** Opening DATASET ENTRIES block **
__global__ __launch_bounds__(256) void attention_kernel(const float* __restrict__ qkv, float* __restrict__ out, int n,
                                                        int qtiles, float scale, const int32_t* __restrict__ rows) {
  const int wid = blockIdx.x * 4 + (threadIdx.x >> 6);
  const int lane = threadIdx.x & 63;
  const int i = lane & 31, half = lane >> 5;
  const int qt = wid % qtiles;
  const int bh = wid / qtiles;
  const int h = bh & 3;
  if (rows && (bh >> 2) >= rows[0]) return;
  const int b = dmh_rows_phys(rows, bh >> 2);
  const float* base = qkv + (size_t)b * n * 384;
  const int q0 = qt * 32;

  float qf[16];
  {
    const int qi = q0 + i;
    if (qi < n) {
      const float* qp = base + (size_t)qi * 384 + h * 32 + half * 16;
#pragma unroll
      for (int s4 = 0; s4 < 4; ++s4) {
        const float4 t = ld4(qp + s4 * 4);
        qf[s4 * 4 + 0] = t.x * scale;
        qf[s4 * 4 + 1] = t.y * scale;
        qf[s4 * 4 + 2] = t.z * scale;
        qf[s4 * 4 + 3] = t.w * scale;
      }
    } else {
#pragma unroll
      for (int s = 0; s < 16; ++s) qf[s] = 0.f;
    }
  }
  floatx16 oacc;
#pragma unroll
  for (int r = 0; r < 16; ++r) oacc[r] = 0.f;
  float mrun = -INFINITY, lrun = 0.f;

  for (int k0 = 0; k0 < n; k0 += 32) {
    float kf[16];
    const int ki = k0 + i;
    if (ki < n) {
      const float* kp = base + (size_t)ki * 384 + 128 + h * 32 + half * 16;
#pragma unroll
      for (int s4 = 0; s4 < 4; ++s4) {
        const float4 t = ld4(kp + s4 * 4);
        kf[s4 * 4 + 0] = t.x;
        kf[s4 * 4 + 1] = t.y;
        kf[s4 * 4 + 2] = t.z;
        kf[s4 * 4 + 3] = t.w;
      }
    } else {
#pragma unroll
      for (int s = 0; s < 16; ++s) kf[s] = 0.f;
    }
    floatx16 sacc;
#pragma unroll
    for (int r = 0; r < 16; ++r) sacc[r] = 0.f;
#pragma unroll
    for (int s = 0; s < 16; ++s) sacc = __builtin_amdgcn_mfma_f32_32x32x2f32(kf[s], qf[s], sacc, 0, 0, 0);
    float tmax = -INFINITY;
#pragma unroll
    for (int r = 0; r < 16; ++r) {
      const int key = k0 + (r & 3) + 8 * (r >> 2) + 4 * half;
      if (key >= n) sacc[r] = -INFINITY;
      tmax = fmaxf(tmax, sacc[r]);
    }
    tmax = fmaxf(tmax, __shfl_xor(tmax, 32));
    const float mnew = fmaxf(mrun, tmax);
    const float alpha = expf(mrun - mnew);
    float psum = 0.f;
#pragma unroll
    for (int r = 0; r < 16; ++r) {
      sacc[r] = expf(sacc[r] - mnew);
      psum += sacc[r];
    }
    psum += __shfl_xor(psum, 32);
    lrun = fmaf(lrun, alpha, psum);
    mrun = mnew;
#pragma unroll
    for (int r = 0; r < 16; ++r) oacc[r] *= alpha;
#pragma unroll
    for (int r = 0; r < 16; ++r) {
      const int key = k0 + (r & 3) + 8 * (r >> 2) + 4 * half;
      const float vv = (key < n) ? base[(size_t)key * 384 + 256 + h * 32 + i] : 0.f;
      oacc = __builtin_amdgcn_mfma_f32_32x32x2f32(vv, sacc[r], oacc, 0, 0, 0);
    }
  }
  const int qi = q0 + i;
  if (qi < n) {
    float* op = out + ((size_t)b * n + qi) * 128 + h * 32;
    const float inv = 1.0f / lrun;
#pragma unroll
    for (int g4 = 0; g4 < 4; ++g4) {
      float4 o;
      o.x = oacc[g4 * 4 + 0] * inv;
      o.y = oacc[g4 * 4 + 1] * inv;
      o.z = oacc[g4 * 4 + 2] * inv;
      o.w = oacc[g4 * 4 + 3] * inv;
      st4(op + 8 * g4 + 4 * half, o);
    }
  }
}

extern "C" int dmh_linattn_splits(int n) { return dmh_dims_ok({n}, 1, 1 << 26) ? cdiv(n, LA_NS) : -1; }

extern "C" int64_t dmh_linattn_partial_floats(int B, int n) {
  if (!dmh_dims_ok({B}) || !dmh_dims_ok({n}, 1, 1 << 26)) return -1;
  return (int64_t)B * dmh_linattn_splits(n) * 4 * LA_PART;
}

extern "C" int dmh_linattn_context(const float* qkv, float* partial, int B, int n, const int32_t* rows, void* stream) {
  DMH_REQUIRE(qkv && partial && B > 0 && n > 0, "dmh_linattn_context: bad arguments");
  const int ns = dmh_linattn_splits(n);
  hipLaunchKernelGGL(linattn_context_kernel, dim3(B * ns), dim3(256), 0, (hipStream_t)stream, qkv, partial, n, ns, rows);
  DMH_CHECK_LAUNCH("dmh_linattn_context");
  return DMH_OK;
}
** Closing DATASET ENTRIES block **
** Opening DATASET ENTRIES block **
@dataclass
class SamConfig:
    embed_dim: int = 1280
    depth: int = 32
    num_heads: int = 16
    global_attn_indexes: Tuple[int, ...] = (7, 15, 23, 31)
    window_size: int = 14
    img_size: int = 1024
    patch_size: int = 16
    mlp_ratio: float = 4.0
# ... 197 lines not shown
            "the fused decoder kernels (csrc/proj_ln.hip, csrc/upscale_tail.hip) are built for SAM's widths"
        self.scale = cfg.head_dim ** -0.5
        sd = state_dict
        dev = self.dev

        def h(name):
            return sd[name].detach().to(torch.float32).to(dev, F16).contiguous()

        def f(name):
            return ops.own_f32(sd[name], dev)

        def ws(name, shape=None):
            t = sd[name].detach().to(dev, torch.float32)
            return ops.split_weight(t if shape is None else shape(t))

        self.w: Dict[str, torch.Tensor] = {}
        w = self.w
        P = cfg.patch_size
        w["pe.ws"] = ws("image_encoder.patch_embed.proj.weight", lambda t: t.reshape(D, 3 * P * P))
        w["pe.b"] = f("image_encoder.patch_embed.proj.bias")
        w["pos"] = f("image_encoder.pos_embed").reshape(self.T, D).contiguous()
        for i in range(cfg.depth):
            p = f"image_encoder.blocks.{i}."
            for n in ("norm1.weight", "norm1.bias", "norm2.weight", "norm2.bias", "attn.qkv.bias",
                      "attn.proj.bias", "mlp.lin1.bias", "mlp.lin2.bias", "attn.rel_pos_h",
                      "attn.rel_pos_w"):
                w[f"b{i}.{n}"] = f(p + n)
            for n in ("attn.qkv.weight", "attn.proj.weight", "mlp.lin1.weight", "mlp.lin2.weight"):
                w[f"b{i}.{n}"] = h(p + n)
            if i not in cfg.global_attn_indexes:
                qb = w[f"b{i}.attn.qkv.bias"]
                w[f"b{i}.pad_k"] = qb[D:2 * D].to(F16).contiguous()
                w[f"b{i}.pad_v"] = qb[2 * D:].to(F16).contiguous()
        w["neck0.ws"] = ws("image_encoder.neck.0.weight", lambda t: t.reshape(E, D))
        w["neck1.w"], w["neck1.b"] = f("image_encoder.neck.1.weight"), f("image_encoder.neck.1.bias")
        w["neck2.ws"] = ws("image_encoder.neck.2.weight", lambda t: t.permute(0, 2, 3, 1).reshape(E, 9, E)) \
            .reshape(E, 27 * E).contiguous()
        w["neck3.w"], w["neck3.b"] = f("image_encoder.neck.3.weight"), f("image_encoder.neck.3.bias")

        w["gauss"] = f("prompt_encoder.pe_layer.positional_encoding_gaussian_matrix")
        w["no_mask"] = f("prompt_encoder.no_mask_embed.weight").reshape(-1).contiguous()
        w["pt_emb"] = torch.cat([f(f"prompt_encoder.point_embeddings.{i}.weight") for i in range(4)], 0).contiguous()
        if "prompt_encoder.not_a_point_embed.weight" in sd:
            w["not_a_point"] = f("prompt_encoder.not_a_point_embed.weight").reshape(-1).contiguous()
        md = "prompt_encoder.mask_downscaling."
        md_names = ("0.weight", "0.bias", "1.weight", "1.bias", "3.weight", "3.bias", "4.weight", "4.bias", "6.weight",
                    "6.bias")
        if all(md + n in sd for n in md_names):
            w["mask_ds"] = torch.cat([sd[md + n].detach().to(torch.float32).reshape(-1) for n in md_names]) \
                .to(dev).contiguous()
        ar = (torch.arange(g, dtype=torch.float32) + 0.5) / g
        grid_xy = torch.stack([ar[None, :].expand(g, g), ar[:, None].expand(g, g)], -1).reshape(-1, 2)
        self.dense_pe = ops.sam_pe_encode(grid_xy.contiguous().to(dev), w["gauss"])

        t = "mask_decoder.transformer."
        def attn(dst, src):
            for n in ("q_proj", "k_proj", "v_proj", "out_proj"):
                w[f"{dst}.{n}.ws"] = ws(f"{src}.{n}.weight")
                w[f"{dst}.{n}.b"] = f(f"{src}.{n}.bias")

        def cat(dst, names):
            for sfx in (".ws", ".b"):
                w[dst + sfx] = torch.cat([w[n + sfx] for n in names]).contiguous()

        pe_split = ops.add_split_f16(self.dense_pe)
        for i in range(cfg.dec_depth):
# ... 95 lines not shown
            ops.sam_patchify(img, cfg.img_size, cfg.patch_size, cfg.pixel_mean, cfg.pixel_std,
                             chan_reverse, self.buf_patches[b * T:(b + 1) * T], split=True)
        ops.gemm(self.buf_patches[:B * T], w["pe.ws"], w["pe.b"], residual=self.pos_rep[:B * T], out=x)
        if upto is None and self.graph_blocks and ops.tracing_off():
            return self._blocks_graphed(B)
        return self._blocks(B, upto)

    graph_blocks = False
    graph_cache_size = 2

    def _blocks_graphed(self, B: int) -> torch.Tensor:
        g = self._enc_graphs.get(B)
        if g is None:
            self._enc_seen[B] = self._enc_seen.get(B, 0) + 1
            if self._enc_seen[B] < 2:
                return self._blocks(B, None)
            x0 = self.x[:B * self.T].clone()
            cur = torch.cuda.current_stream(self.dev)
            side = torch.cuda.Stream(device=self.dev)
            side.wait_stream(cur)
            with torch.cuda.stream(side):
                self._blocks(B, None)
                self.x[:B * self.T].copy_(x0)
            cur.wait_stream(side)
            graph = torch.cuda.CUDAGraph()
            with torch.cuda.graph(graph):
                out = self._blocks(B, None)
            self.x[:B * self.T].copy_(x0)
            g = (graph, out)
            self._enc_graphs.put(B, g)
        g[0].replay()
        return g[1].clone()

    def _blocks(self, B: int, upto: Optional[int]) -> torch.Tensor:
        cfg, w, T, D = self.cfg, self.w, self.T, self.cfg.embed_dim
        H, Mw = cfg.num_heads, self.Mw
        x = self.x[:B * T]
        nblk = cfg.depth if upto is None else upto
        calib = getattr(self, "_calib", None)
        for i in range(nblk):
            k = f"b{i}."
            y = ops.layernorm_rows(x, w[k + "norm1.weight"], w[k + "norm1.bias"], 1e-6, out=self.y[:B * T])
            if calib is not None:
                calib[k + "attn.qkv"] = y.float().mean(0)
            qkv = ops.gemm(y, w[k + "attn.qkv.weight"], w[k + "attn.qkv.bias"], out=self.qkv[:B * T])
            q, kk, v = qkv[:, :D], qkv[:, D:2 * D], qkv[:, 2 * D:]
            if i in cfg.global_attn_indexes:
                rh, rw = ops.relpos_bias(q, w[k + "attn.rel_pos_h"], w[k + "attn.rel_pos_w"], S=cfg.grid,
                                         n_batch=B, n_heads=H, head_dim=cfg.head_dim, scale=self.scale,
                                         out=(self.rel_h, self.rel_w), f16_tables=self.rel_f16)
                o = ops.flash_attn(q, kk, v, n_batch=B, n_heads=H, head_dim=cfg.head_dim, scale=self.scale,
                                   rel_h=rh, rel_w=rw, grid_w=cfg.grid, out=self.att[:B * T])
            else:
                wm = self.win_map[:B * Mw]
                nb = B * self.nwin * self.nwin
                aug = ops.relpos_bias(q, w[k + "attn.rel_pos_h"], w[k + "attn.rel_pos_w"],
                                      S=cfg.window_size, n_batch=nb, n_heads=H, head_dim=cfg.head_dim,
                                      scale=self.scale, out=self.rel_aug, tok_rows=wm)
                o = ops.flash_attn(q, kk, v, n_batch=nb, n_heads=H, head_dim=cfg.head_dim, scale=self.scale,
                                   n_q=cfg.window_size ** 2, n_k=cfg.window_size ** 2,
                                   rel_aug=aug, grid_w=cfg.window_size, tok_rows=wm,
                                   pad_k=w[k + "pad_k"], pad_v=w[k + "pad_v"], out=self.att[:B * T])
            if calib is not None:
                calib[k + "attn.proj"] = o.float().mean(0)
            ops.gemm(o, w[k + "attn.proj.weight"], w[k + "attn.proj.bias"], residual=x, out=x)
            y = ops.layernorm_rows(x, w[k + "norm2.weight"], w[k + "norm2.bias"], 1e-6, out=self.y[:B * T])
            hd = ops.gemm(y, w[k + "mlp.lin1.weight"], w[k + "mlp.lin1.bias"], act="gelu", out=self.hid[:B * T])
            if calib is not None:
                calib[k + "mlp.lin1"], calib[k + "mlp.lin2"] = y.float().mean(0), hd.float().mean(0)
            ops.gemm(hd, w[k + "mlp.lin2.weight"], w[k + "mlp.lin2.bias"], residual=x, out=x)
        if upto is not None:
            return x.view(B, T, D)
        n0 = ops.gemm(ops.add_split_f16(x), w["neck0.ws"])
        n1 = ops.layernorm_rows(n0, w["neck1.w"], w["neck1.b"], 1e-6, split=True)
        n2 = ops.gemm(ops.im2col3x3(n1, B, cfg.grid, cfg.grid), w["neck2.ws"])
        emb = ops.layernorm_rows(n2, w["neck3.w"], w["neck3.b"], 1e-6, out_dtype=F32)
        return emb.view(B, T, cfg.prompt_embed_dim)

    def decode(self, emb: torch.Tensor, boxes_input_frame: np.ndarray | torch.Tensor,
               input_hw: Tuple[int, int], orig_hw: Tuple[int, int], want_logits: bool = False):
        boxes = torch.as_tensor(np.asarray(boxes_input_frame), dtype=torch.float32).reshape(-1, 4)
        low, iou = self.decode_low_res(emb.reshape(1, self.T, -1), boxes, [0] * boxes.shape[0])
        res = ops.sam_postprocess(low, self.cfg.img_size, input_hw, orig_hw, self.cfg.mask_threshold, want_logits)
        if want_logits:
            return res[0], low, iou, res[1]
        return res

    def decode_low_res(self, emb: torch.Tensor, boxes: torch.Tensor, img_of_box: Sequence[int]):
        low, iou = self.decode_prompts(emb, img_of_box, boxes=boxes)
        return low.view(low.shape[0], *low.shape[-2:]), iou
** Closing DATASET ENTRIES block **
** Opening DATASET ENTRIES block **
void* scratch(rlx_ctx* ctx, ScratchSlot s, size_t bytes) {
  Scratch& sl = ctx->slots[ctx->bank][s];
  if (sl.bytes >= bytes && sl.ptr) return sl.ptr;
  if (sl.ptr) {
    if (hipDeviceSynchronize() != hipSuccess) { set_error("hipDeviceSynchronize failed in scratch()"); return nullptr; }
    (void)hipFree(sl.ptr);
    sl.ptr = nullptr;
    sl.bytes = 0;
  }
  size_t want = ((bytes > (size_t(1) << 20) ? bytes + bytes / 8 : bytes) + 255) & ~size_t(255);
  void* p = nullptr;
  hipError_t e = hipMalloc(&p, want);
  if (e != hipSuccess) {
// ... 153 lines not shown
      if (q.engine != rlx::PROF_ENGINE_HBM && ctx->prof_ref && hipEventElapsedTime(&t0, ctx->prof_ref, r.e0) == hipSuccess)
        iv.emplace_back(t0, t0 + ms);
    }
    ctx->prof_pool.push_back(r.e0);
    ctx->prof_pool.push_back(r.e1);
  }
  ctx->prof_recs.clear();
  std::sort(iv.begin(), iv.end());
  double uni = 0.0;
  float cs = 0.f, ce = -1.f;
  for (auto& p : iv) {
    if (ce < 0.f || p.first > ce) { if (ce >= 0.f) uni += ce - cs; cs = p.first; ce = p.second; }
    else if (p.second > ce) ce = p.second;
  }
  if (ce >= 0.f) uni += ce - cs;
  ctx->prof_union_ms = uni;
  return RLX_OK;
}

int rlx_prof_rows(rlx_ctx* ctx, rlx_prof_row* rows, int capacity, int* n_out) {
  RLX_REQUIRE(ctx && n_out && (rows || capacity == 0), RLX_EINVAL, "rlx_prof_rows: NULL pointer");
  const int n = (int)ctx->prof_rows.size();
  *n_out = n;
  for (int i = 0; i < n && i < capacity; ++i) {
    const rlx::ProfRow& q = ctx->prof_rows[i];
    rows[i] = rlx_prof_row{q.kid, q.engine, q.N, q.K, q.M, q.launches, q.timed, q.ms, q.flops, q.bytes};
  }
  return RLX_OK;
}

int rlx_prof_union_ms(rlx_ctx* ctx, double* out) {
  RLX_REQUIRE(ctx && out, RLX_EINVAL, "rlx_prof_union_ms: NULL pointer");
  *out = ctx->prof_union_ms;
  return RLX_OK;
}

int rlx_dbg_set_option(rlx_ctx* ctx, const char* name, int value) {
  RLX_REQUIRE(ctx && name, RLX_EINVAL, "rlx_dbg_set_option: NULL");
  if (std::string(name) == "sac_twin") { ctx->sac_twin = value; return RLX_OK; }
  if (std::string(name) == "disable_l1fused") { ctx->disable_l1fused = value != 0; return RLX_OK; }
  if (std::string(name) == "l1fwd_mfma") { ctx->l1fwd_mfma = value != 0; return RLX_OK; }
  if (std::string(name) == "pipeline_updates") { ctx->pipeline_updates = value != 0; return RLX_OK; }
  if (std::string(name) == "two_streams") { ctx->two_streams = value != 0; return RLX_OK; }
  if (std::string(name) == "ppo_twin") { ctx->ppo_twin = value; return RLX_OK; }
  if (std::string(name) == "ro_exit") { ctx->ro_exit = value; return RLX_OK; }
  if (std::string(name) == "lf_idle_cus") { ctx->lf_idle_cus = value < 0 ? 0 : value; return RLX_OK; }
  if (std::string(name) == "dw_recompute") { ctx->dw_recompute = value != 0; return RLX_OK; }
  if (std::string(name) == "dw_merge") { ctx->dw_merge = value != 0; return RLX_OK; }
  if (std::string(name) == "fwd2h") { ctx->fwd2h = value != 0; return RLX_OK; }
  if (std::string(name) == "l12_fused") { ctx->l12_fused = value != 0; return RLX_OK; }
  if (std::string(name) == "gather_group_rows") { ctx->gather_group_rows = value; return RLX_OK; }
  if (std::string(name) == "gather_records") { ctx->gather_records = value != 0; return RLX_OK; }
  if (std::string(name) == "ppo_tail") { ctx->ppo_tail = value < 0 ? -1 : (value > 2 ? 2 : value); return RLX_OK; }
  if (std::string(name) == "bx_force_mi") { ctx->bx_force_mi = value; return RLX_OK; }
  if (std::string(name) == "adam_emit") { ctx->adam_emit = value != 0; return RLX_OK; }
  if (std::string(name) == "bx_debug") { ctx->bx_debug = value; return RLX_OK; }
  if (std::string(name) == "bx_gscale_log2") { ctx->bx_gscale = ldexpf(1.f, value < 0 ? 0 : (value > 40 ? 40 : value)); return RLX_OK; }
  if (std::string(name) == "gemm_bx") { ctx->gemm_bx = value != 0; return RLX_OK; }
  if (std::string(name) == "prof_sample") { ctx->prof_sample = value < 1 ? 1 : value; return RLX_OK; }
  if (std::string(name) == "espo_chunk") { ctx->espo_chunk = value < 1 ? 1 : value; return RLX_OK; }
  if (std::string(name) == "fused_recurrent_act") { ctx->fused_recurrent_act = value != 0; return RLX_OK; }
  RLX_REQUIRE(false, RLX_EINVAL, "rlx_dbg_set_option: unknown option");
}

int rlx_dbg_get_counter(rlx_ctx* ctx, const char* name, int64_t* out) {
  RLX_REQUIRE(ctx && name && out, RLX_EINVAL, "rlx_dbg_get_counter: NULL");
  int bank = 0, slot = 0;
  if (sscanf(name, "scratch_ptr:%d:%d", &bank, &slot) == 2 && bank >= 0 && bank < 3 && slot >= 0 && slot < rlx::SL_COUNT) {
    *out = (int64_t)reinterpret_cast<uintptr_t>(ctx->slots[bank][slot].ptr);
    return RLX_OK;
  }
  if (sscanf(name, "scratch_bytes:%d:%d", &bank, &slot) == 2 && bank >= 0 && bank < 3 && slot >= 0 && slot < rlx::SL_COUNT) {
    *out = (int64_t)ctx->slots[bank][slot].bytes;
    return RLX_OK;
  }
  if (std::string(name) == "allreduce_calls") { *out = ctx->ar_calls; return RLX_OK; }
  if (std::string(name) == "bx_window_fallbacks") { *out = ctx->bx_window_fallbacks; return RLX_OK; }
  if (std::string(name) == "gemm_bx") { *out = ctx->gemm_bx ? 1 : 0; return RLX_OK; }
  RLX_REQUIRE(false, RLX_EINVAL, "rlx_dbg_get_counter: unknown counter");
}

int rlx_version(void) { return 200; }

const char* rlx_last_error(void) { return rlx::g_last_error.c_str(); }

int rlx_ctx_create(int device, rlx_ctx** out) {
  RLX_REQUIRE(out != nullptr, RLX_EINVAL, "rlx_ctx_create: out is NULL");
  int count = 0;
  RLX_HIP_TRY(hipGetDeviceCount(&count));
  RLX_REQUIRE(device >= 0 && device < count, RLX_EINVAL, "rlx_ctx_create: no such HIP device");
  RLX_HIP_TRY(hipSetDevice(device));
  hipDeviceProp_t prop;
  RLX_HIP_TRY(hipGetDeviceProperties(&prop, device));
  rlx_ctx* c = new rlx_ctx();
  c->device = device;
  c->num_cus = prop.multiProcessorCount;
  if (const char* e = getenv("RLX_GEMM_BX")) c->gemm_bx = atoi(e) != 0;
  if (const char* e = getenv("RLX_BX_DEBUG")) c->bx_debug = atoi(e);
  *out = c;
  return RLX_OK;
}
** Closing DATASET ENTRIES block **
■ **INSTRUCTIONS FOR THE TASK**: Lines containing the word "threadIdx": copy every one of them from the records above.

■ **WORKED SOLUTION**:
  const int wid = blockIdx.x * 4 + (threadIdx.x >> 6);
  const int lane = threadIdx.x & 63;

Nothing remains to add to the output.